> _Available data_
━━━━

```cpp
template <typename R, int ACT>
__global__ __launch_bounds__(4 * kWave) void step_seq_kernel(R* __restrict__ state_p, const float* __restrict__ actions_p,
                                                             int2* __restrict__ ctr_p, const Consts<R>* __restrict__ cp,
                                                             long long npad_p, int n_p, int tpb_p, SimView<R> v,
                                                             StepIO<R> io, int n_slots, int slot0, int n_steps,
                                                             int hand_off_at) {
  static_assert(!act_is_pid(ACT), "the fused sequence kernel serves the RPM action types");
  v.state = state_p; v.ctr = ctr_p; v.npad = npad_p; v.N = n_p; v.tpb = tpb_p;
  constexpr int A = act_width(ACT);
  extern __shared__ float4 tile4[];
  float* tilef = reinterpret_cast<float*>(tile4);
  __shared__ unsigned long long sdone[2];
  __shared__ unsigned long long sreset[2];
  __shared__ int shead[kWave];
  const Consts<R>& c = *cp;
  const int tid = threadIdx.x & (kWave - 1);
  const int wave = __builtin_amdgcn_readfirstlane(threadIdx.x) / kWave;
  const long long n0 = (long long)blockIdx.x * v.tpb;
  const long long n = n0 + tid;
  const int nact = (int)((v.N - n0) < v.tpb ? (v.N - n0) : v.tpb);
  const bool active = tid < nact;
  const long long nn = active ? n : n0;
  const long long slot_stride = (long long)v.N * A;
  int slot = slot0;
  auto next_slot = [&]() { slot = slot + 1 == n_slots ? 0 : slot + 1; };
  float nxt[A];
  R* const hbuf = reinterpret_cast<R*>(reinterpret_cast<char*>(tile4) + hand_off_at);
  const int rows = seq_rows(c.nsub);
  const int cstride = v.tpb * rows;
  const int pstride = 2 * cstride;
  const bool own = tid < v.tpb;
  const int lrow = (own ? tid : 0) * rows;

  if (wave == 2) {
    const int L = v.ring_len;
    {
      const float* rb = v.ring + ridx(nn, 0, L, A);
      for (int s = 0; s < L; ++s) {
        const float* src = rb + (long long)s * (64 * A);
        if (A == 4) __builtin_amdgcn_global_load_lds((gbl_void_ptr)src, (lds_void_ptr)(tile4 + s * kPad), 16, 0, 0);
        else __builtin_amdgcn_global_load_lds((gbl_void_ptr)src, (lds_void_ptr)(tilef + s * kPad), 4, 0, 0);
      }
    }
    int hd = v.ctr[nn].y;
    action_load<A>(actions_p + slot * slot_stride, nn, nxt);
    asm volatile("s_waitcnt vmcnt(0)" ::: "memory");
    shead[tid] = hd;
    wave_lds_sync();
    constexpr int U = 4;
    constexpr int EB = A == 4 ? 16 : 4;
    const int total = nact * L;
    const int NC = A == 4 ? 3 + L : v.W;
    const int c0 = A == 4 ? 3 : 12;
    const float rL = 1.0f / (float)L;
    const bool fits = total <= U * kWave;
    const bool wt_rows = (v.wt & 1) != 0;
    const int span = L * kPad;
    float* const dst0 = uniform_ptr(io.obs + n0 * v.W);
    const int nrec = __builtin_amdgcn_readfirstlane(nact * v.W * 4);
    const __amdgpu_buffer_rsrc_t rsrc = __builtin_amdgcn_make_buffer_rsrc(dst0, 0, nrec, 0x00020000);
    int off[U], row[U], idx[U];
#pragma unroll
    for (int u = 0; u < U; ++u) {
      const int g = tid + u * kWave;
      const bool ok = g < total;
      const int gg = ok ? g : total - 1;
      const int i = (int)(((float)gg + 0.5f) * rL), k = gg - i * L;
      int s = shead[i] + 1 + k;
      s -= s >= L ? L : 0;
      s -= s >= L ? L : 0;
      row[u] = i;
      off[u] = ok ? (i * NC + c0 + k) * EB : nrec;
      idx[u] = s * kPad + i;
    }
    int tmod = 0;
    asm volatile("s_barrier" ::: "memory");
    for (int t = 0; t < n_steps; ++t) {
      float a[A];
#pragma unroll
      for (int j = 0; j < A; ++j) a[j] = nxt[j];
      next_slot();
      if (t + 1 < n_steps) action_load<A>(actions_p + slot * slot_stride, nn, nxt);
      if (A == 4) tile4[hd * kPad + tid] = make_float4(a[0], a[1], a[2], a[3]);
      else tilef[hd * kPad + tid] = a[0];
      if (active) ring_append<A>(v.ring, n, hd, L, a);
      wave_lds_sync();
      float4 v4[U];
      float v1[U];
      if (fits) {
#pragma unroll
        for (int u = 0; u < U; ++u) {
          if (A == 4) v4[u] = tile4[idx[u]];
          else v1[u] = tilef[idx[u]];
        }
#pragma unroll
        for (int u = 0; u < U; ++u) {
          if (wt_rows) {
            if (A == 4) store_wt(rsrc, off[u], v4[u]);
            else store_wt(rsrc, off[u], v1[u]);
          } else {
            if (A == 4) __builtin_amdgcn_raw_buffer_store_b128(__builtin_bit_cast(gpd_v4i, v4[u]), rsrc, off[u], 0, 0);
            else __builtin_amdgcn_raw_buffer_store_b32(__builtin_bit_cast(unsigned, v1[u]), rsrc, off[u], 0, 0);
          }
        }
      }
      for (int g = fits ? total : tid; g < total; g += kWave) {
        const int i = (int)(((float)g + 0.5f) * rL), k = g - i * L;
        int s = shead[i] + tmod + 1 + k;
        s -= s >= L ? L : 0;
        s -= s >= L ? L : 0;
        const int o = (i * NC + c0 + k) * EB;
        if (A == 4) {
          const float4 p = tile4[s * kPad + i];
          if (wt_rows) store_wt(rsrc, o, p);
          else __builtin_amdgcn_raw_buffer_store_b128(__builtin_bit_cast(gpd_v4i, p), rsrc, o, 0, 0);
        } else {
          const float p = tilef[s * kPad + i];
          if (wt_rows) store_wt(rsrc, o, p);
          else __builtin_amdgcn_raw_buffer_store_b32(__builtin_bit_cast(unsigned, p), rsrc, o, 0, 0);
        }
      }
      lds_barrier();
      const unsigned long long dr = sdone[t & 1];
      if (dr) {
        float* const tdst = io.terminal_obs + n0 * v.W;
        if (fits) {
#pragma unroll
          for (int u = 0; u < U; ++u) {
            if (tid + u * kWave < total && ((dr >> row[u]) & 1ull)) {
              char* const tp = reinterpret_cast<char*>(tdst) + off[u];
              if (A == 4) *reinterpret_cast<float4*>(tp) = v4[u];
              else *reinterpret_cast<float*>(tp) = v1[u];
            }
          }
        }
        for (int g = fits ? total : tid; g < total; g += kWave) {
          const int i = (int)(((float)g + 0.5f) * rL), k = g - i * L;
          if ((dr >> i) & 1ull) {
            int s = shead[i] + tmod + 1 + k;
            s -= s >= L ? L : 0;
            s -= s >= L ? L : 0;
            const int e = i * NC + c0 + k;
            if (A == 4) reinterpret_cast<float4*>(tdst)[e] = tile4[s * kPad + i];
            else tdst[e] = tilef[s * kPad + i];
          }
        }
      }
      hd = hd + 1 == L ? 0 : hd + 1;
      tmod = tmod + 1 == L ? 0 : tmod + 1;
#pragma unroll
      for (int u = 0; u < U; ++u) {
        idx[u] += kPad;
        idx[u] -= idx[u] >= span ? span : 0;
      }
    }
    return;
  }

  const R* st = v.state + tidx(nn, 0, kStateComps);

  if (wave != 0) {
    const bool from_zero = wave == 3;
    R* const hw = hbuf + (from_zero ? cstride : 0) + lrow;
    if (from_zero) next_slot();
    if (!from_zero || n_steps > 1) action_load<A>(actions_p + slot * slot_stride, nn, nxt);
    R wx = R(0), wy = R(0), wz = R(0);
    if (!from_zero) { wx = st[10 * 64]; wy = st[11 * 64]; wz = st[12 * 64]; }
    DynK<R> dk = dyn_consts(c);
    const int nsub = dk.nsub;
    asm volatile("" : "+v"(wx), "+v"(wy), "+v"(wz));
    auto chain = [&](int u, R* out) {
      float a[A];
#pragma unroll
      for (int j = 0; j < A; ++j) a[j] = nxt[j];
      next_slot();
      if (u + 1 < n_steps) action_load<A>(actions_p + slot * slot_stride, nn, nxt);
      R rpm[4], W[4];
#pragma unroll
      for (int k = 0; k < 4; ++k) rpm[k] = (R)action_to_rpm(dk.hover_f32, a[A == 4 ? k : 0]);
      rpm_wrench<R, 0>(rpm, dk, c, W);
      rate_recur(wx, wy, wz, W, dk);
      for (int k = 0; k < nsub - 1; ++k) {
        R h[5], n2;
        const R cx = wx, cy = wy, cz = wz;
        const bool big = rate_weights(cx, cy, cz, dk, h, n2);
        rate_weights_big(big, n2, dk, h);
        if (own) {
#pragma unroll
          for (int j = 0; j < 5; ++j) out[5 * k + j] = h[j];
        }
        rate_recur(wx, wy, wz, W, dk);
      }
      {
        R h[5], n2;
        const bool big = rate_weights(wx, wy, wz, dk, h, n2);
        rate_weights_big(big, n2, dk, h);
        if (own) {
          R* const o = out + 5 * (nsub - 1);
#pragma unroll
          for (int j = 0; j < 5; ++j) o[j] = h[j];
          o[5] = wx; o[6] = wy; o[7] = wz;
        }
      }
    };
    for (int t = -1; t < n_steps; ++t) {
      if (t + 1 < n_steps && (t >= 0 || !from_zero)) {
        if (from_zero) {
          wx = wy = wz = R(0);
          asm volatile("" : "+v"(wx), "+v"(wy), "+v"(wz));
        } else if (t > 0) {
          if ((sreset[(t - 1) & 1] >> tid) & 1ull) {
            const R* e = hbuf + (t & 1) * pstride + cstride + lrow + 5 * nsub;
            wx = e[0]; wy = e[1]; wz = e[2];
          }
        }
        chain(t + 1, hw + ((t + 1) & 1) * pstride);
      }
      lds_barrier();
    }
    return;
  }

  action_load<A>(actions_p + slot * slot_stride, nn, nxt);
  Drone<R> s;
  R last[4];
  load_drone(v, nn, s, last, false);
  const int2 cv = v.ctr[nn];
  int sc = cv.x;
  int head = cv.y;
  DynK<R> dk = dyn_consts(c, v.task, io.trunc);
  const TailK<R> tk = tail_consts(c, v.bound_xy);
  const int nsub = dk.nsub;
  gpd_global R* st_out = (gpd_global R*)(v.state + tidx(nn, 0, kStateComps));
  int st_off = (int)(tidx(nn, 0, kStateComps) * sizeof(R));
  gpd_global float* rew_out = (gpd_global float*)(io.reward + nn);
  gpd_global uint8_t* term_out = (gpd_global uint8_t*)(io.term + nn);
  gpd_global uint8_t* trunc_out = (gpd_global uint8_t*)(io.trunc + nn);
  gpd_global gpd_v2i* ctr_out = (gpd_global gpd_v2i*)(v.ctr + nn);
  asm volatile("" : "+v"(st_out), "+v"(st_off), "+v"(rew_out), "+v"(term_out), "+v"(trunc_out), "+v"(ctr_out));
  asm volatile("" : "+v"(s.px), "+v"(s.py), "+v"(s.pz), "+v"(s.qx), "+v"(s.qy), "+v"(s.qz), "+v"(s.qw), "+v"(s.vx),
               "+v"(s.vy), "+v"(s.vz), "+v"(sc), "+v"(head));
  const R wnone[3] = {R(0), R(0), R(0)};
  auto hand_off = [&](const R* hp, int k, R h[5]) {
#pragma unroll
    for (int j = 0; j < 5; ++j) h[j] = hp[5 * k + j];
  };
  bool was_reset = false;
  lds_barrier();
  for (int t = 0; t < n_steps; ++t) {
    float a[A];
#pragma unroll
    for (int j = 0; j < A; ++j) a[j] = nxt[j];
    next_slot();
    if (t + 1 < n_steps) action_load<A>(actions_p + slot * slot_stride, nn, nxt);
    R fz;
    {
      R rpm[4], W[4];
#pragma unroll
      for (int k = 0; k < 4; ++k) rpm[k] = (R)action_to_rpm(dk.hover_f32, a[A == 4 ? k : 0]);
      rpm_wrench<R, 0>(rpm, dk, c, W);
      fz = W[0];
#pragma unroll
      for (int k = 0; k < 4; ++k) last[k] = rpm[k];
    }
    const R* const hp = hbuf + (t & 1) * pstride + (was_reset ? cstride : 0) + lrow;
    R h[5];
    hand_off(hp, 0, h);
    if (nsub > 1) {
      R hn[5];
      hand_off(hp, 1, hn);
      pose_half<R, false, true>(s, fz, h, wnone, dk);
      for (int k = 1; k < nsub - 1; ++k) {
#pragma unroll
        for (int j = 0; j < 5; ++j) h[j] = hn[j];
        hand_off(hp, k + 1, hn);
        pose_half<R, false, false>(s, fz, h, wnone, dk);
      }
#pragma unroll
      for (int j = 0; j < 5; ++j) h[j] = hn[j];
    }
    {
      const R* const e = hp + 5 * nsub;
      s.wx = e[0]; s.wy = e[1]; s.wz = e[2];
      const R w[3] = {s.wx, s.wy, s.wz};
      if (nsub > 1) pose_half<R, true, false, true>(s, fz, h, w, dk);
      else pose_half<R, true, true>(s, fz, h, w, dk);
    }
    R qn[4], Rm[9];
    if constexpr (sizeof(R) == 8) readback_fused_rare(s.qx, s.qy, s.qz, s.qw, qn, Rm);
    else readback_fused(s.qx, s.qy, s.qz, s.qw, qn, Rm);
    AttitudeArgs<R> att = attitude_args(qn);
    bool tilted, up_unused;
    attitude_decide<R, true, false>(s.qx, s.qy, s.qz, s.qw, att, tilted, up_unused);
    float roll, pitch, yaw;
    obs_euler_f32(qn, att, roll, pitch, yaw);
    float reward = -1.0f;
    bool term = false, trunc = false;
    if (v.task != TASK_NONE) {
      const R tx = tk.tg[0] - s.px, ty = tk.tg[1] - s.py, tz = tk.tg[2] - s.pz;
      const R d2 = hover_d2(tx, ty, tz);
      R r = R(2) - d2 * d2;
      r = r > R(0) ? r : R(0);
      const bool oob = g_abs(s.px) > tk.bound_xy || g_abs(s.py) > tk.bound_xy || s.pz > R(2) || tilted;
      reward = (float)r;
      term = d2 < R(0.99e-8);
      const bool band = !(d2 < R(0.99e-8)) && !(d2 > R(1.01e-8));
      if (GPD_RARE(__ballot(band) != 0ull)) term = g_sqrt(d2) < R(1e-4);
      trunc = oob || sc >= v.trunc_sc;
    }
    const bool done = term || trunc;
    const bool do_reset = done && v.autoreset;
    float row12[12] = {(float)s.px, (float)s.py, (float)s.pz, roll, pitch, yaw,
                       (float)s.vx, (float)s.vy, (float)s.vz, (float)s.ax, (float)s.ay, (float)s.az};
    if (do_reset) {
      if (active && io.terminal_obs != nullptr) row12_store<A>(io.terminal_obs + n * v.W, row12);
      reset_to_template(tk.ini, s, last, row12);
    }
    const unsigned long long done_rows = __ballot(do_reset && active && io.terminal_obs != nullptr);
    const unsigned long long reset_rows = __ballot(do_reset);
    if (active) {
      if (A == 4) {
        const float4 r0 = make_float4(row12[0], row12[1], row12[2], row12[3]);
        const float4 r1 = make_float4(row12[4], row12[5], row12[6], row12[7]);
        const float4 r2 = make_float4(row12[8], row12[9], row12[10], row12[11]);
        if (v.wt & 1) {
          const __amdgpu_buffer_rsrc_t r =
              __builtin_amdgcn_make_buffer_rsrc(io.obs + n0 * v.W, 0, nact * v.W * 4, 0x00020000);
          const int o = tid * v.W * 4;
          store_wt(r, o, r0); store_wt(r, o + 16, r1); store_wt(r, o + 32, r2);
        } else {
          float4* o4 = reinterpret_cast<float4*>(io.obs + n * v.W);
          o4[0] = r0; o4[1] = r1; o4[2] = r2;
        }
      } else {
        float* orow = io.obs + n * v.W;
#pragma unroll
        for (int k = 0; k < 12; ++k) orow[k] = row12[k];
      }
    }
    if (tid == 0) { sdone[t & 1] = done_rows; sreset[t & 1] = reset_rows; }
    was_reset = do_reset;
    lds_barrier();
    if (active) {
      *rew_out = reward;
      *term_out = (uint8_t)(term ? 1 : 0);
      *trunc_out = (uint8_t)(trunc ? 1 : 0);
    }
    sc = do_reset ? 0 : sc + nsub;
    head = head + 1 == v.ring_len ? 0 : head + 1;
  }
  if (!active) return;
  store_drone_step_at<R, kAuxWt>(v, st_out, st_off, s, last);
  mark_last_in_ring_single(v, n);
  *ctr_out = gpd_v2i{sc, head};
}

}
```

━━━━

> _Activity_
From the records above, copy every line that holds the word "nullptr".

> _Task result_
      if (active && io.terminal_obs != nullptr) row12_store<A>(io.terminal_obs + n * v.W, row12);
    const unsigned long long done_rows = __ballot(do_reset && active && io.terminal_obs != nullptr);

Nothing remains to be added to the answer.